Assignment: When the line containing "template <int NT, int FP>" is reached, include it and end there; set down verbatim every line before it, starting at the top of the records.

Given data:

template <int NT> struct WsCfg {
    static constexpr int NCOL = 16 * NT;
    static constexpr int JN = (NT + 1) / 2;
    static constexpr int LDA = NCOL + 2;
    static constexpr int LDX = ((NCOL + 31) / 32) * 32 + 16;
};

__device__ __forceinline__ unsigned ws_tile(unsigned ntile, unsigned b, unsigned s, unsigned nwg, int rev)
{
    const unsigned t = b + s * nwg;
    return rev ? ntile - 1u - t : t;
}

template <int NT, int FP>
__device__ __forceinline__ void vxc_ws_mfma_fringe(const double *Ps, const double *Qs, int tid, int wave, int nao, long nstep,
                                                   double *__restrict__ slab)
{
    using C = WsCfg<NT>;
    constexpr int NF = NT - 1, F0 = 16 * NF;
    constexpr int TILE = WS_ROWS * C::LDX;
    constexpr int NOPP = F0 + 4 > 64 ? 2 : 1;
    static_assert(NT >= 2 && F0 + 4 <= 128, "one whole tile at least, two opposite indices per lane at most");
    const int lane = tid & 63, li = lane & 15, lk = lane >> 4;
    constexpr bool FRW = FP > 0;
    constexpr int ROWS = FRW ? (NF > 6 ? 1 : 0) : 2, RA = ROWS ? ROWS : 1, NL = FRW ? 2 * FP : 1;
    const int nr = FRW || NF >= 6 ? ROWS : min(2, max(0, NF - 2 * wave));
    d4 acc[RA][NF];
#pragma unroll
    for (int i = 0; i < RA; ++i)
#pragma unroll
        for (int j = 0; j < NF; ++j) acc[i][j] = (d4){0.0, 0.0, 0.0, 0.0};
    double fa[NL][NOPP], fb[NL][NOPP];
#pragma unroll
    for (int f = 0; f < NL; ++f)
#pragma unroll
        for (int j = 0; j < NOPP; ++j) { fa[f][j] = 0.0; fb[f][j] = 0.0; }
    int opp[NOPP];
#pragma unroll
    for (int j = 0; j < NOPP; ++j) opp[j] = min(lane + 64 * j, C::NCOL - 1);

    const int fo = lk * C::LDX + li;
    double af[RA], bf[NF];
    auto load_frags = [&](int slot, int ks, double (&a_)[RA], double (&b_)[NF]) {
        if (ROWS == 0) return;
        const double *P = Ps + slot * TILE + fo + 4 * ks * C::LDX;
        const double *Q = Qs + slot * TILE + fo + 4 * ks * C::LDX;
#pragma unroll
        for (int i = 0; i < RA; ++i) a_[i] = Q[16 * min(2 * wave + i, NF - 1)];
#pragma unroll
        for (int j = 0; j < NF; ++j) b_[j] = P[16 * j];
    };
    auto fringe_pair = [&](const double *Pr, const double *Qr, const double (&po)[NOPP], const double (&qo)[NOPP], int f) {
        const double2 pf = *reinterpret_cast<const double2 *>(&Pr[F0 + f]);
        const double2 qf = *reinterpret_cast<const double2 *>(&Qr[F0 + f]);
#pragma unroll
        for (int j = 0; j < NOPP; ++j) {
            fa[f][j] += qf.x * po[j];
            fa[f + 1][j] += qf.y * po[j];
            fb[f][j] += qo[j] * pf.x;
            fb[f + 1][j] += qo[j] * pf.y;
        }
    };
#pragma unroll
    for (int i = 0; i < RA; ++i) af[i] = 0.0;
#pragma unroll
    for (int j = 0; j < NF; ++j) bf[j] = 0.0;
    for (long base = 0; base < nstep; base += WS_RING) {
#pragma unroll
        for (int u = 0; u < WS_RING; ++u) {
            const long step = base + u;
            if (step >= 2 && step < nstep) {
                if (step == 2) load_frags((u + 2) % WS_RING, 0, af, bf);
#pragma unroll
                for (int ks = 0; ks < WS_ROWS / 4; ++ks) {
                    double an[RA], bn[NF];
                    if (ks + 1 < WS_ROWS / 4) load_frags((u + 2) % WS_RING, ks + 1, an, bn);
                    else                      load_frags((u + 3) % WS_RING, 0, an, bn);
#pragma unroll
                    for (int i = 0; i < ROWS; ++i)
                        if (i < nr) {
#pragma unroll
                            for (int j = 0; j < NF; ++j) acc[i][j] = mfma_f64(af[i], bf[j], acc[i][j]);
                        }
                    if (FRW) {
#pragma unroll
                        for (int kk = 0; kk < 4; ++kk) {
                            const double *Pr = Ps + ((u + 2) % WS_RING) * TILE + (4 * ks + kk) * C::LDX;
                            const double *Qr = Qs + ((u + 2) % WS_RING) * TILE + (4 * ks + kk) * C::LDX;
                            double po[NOPP], qo[NOPP];
#pragma unroll
                            for (int j = 0; j < NOPP; ++j) { po[j] = Pr[opp[j]]; qo[j] = Qr[opp[j]]; }
                            fringe_pair(Pr, Qr, po, qo, 0);
                            if (FP > 1) fringe_pair(Pr, Qr, po, qo, 2);
                        }
                    }
#pragma unroll
                    for (int i = 0; i < RA; ++i) af[i] = an[i];
#pragma unroll
                    for (int j = 0; j < NF; ++j) bf[j] = bn[j];
                    __builtin_amdgcn_sched_barrier(0);
                }
            }
            __syncthreads();
        }
    }
#pragma unroll
    for (int i = 0; i < ROWS; ++i) {
        if (i >= nr) continue;
#pragma unroll
        for (int j = 0; j < NF; ++j)
#pragma unroll
            for (int r = 0; r < 4; ++r)
                slab[(size_t)(16 * (2 * wave + i) + lk + 4 * r) * nao + 16 * j + li] = acc[i][j][r];
    }
    if (FRW) {
#pragma unroll
        for (int f = 0; f < NL; ++f) {
            if (F0 + f >= nao) continue;
#pragma unroll
            for (int j = 0; j < NOPP; ++j) {
                const int o = lane + 64 * j;
                if (o < nao) slab[(size_t)(F0 + f) * nao + o] = fa[f][j];
                if (o < F0)  slab[(size_t)o * nao + F0 + f] = fb[f][j];
            }
        }
    }
}

template <int NT, bool GRAD, bool VEC, bool SYM, bool FR = false>
__global__ __launch_bounds__(WS_THREADS, 2) void k_vxc_ws(long ngrid, int nao,
                                                          const double *__restrict__ ao,
                                                          const double *__restrict__ gx,
                                                          const double *__restrict__ gy,
                                                          const double *__restrict__ gz,
                                                          const double *__restrict__ coef,
                                                          double *__restrict__ slabs, int rev)
{
    using C = WsCfg<NT>;
    constexpr int TILE = WS_ROWS * C::LDX;
    constexpr int NTW = (NT + 1) / 2;
    __shared__ double ring[2 * WS_RING * TILE];
    double *const Ps = ring, *const Qs = ring + WS_RING * TILE;

    const int tid = threadIdx.x;
    const int wave = __builtin_amdgcn_readfirstlane(tid >> 6);
    const long ntile = (ngrid + WS_ROWS - 1) / WS_ROWS;
    const long nloc = (ntile > (long)blockIdx.x) ? (ntile - blockIdx.x + gridDim.x - 1) / gridDim.x : 0;
    const long nstep = nloc + 2;

    if constexpr (FR) {
        static_assert(!FR || !SYM, "the fringe variant writes one-sided slabs");
        double *slab = slabs + (size_t)blockIdx.x * nao * nao;
        if (wave < 3)                                 vxc_ws_mfma_fringe<NT, 0>(Ps, Qs, tid, wave, nao, nstep, slab);
        else if (wave == 3 && nao - 16 * (NT - 1) <= 2) vxc_ws_mfma_fringe<NT, 1>(Ps, Qs, tid, 3, nao, nstep, slab);
        else if (wave == 3)                           vxc_ws_mfma_fringe<NT, 2>(Ps, Qs, tid, 3, nao, nstep, slab);
    }
    if (!FR && wave < 4) {
        const int lane = tid & 63, li = lane & 15, lk = lane >> 4;
        const int wa = wave >> 1, wb = wave & 1;
        const int na = (NT - wa + 1) / 2, nb = (NT - wb + 1) / 2;
        d4 acc[NTW][NTW];
#pragma unroll
        for (int i = 0; i < NTW; ++i)
#pragma unroll
            for (int j = 0; j < NTW; ++j) acc[i][j] = (d4){0.0, 0.0, 0.0, 0.0};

Result of this task:
template <int NT> struct WsCfg {
    static constexpr int NCOL = 16 * NT;
    static constexpr int JN = (NT + 1) / 2;
    static constexpr int LDA = NCOL + 2;
    static constexpr int LDX = ((NCOL + 31) / 32) * 32 + 16;
};

__device__ __forceinline__ unsigned ws_tile(unsigned ntile, unsigned b, unsigned s, unsigned nwg, int rev)
{
    const unsigned t = b + s * nwg;
    return rev ? ntile - 1u - t : t;
}

template <int NT, int FP>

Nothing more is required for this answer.